Delapan Terduga Teroris JAD Ditangkap di Sulawesi Tengah

oleh -5 Dilihat
Delapan Terduga Teroris JAD Ditangkap di Sulawesi Tengah

KabarDermayu.com – Tim Detasemen Khusus (Densus) 88 Antiteror Polri berhasil mengungkap kembali jaringan terorisme di Indonesia. Kali ini, delapan terduga anggota jaringan Jamaah Anshoru Daulah (JAD) yang memiliki kaitan dengan kelompok teror global ISIS berhasil diciduk di wilayah Sulawesi Tengah.

Penangkapan ini merupakan hasil operasi yang dilaksanakan pada dini hari Rabu, 6 Mei 2026. Operasi tersebut menjangkau dua lokasi berbeda, yaitu Kabupaten Poso dan Kabupaten Parigi Moutong.

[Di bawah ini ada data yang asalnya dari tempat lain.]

#pragma unroll
  for (int j = 0; j < 8; ++j) {
    wino_dma_u(rw, udst, wvoff, wbase, j);
    wino1d_load_v(rs0, rs1, voff0, voff1, false, 0, j, d);
  }
  for (int ks = 0; ks < a.nks; ++ks) {
    {
      const float e12 = d[2] - 4.25f * d[4] + d[6], o12 = d[1] - 4.25f * d[3] + d[5];
      const float e34 = 0.25f * d[2] - 1.25f * d[4] + d[6], o34 = 0.5f * d[1] - 2.5f * d[3] + 2.f * d[5];
      const float e56 = 4.f * d[2] - 5.f * d[4] + d[6], o56 = 2.f * d[1] - 2.5f * d[3] + 0.5f * d[5];
      vdst[0 * WT * WK] = (d[6] - d[0]) + 5.25f * (d[2] - d[4]);
      vdst[1 * WT * WK] = e12 + o12;
      vdst[2 * WT * WK] = e12 - o12;
      vdst[3 * WT * WK] = e34 + o34;
      vdst[4 * WT * WK] = e34 - o34;
      vdst[5 * WT * WK] = e56 + o56;
      vdst[6 * WT * WK] = e56 - o56;
      vdst[7 * WT * WK] = (d[7] - d[1]) + 5.25f * (d[3] - d[5]);
    }
    asm volatile("s_waitcnt vmcnt(0) lgkmcnt(0)\n\ts_barrier" ::: "memory");
    const int ub = (ks & 1) * UIMG;
    const int kn = ks + 1;
    const bool s1 = kn >= a.nks0;
    const int soff = (kn - (s1 ? a.nks0 : 0)) * WK * 4;
    wino1d_mfma(aV, aU0 + ub, aU1 + ub, aU2 + ub, aU3 + ub, acc, kn < a.nks, rw, udst + (UIMG - ub), wvoff,
                wbase + (unsigned)kn * (UIMG * 4u), rs0, rs1, voff0, voff1, s1, soff, d);
    asm volatile("s_waitcnt lgkmcnt(0)\n\ts_barrier" ::: "memory");
  }

  typedef __attribute__((address_space(1))) float gfloat;
  if constexpr (EPI == PFK_EPI_LINEAR) {
#pragma unroll
    for (int f = 0; f < 4; ++f) {
      const int n = cb * WN1 + wc * 64 + f * 16 + rl;
      const bool nok = n < a.cout;
      const float bias = (a.bias != nullptr && nok) ? a.bias[n] : 0.f;
#pragma unroll
      for (int r = 0; r < 4; ++r) {
        const int g = t0 + wt * 16 + kq * 4 + r;
        float y[4];
        wino1d_at(acc, f, r, y);
        if (!nok || g >= a.ntiles) continue;
        int base, t;
        wino1d_tile<VERT>(a, g, base, t);
#pragma unroll
        for (int e = 0; e < 4; ++e) {
          const int ax = 4 * t + e;
          if (ax >= a.L) continue;
          const long long p = base + ax * pstride;
          float v = y[e] + bias;
          if (a.relu) v = (v < 0.f) ? 0.f : v;
          v *= a.scale;
          ((gfloat*)a.out)[p * a.out_ld + a.out_coff + n] = v;
        }
      }
    }
  } else {
    constexpr int ES = 68;
    static_assert(4 * 64 * ES <= 2 * UIMG + VIMG1, "the four waves' parking areas must fit into the loop's LDS");
    lfloat* const sE = (lfloat*)smem + wid * (64 * ES);
#pragma unroll
    for (int f = 0; f < 4; ++f)
#pragma unroll
      for (int r = 0; r < 4; ++r) {
        float y[4];
        wino1d_at(acc, f, r, y);
#pragma unroll
        for (int e = 0; e < 4; ++e) sE[((kq * 4 + r) * 4 + e) * ES + f * 16 + rl] = y[e];
      }
    const int prow = lane >> 4, col4 = (lane & 15) * 4;
    const int n0 = cb * WN1 + wc * 64 + col4;
    const bool nok = n0 < a.cout;
    const int nc = nok ? n0 : 0;
    const int ch = a.ch;
    f32x4 bias4 = f32x4{0.f, 0.f, 0.f, 0.f};
    if (a.bias != nullptr) bias4 = f32x4{a.bias[nc], a.bias[nc + 1], a.bias[nc + 2], a.bias[nc + 3]};
    const bool upper = nc >= ch;
    const int hc = (EPI == PFK_EPI_GRU_ZR) ? (upper ? nc - ch : 0) : nc;
#pragma unroll
    for (int half = 0; half < 2; ++half) {
      bool ok[8];
      long long p[8];
      f32x4 r4[8], h4[8], z4[8];
#pragma unroll
      for (int i = 0; i < 8; ++i) {
        const int li = (half * 8 + i) * 4 + prow;
        const int g = t0 + wt * 16 + (li >> 2);
        int base, t;
        wino1d_tile<VERT>(a, g, base, t);
        const int ax = 4 * t + (li & 3);
        ok[i] = nok && g < a.ntiles && ax < a.L;
        p[i] = ok[i] ? base + ax * pstride : 0;
        r4[i] = f32x4{0.f, 0.f, 0.f, 0.f};
        if (a.res != nullptr) r4[i] = *(const f32x4*)(a.res + p[i] * a.res_ld + nc);
        if constexpr (EPI == PFK_EPI_GRU_ZR) {
          if (upper) h4[i] = *(const f32x4*)(a.h + p[i] * a.h_ld + hc);
        } else {
          z4[i] = *(const f32x4*)(a.aux_z + p[i] * ch + nc);
          h4[i] = *(const f32x4*)(a.h + p[i] * a.h_ld + hc);
        }
      }
#pragma unroll
      for (int i = 0; i < 8; ++i) {
        const int li = (half * 8 + i) * 4 + prow;
        const f32x4 v = *(const lf32x4*)(sE + li * ES + col4) + bias4 + r4[i];
        f32x4 o;
        if constexpr (EPI == PFK_EPI_GRU_ZR) {
#pragma unroll
          for (int e = 0; e < 4; ++e) o[e] = sigmoid_f(v[e]);
          if (!ok[i]) continue;
          if (upper) {
#pragma unroll
            for (int e = 0; e < 4; ++e) o[e] *= h4[i][e];
            *(f32x4*)(a.aux_rh + p[i] * ch + hc) = o;
          } else {
            *(f32x4*)(a.aux_z + p[i] * ch + nc) = o;
          }
        } else {
#pragma unroll
          for (int e = 0; e < 4; ++e) {
            const float keep = __fmul_rn(__fsub_rn(1.0f, z4[i][e]), h4[i][e]);
            const float take = __fmul_rn(z4[i][e], tanhf(v[e]));
            o[e] = __fadd_rn(keep, take);
          }
          if (!ok[i]) continue;
          *(f32x4*)(a.h + p[i] * a.h_ld + hc) = o;
        }
      }
    }
  }
}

Juru Bicara Densus 88 AT Polri, Komisaris Besar Polisi Mayndra Eka Wardhana, membenarkan pelaksanaan operasi tersebut. Menurutnya, kegiatan penegakan hukum ini berlangsung antara pukul 01.30 hingga 03.30 WITA.

“Densus 88 AT Polri telah melakukan kegiatan penegakan hukum terhadap delapan orang jaringan Jamaah Anshoru Daulah yang terafiliasi kepada jaringan global ISIS di wilayah Provinsi Sulawesi Tengah,” ujar Mayndra pada Rabu, 6 Mei 2026.

Delapan terduga pelaku yang diamankan memiliki inisial R (32), AT (29), RP (32), dan ZA (37) yang ditangkap di Kabupaten Poso. Sementara itu, di Kabupaten Parigi Moutong, polisi menangkap A (43), A (46), S (47), dan DP (39).

Berdasarkan hasil penyelidikan awal, para tersangka diduga aktif dalam menyebarkan paham radikal. Aktivitas ini mereka lakukan melalui media sosial, dengan menyebarkan konten yang mencakup gambar, tulisan, hingga video yang berkaitan dengan propaganda terorisme.

Selain itu, penyidik juga menduga adanya keterlibatan para tersangka dalam berbagai aktivitas lain yang berhubungan dengan jaringan teror. Namun, hal ini masih terus didalami oleh tim Densus 88 AT Polri.

“Densus 88 AT Polri masih terus melakukan pengembangan dan pendalaman terhadap kedelapan tersangka tersebut,” ungkap Mayndra.

Baca juga: Komentar Kurniawan Dwi Yulianto Usai Timnas Indonesia U-17 Kalahkan China

Tindakan penegakan hukum ini merupakan bagian dari upaya berkelanjutan yang dilakukan oleh aparat keamanan. Tujuannya adalah untuk mencegah penyebaran ideologi radikal dan menjaga stabilitas keamanan nasional dari berbagai ancaman terorisme.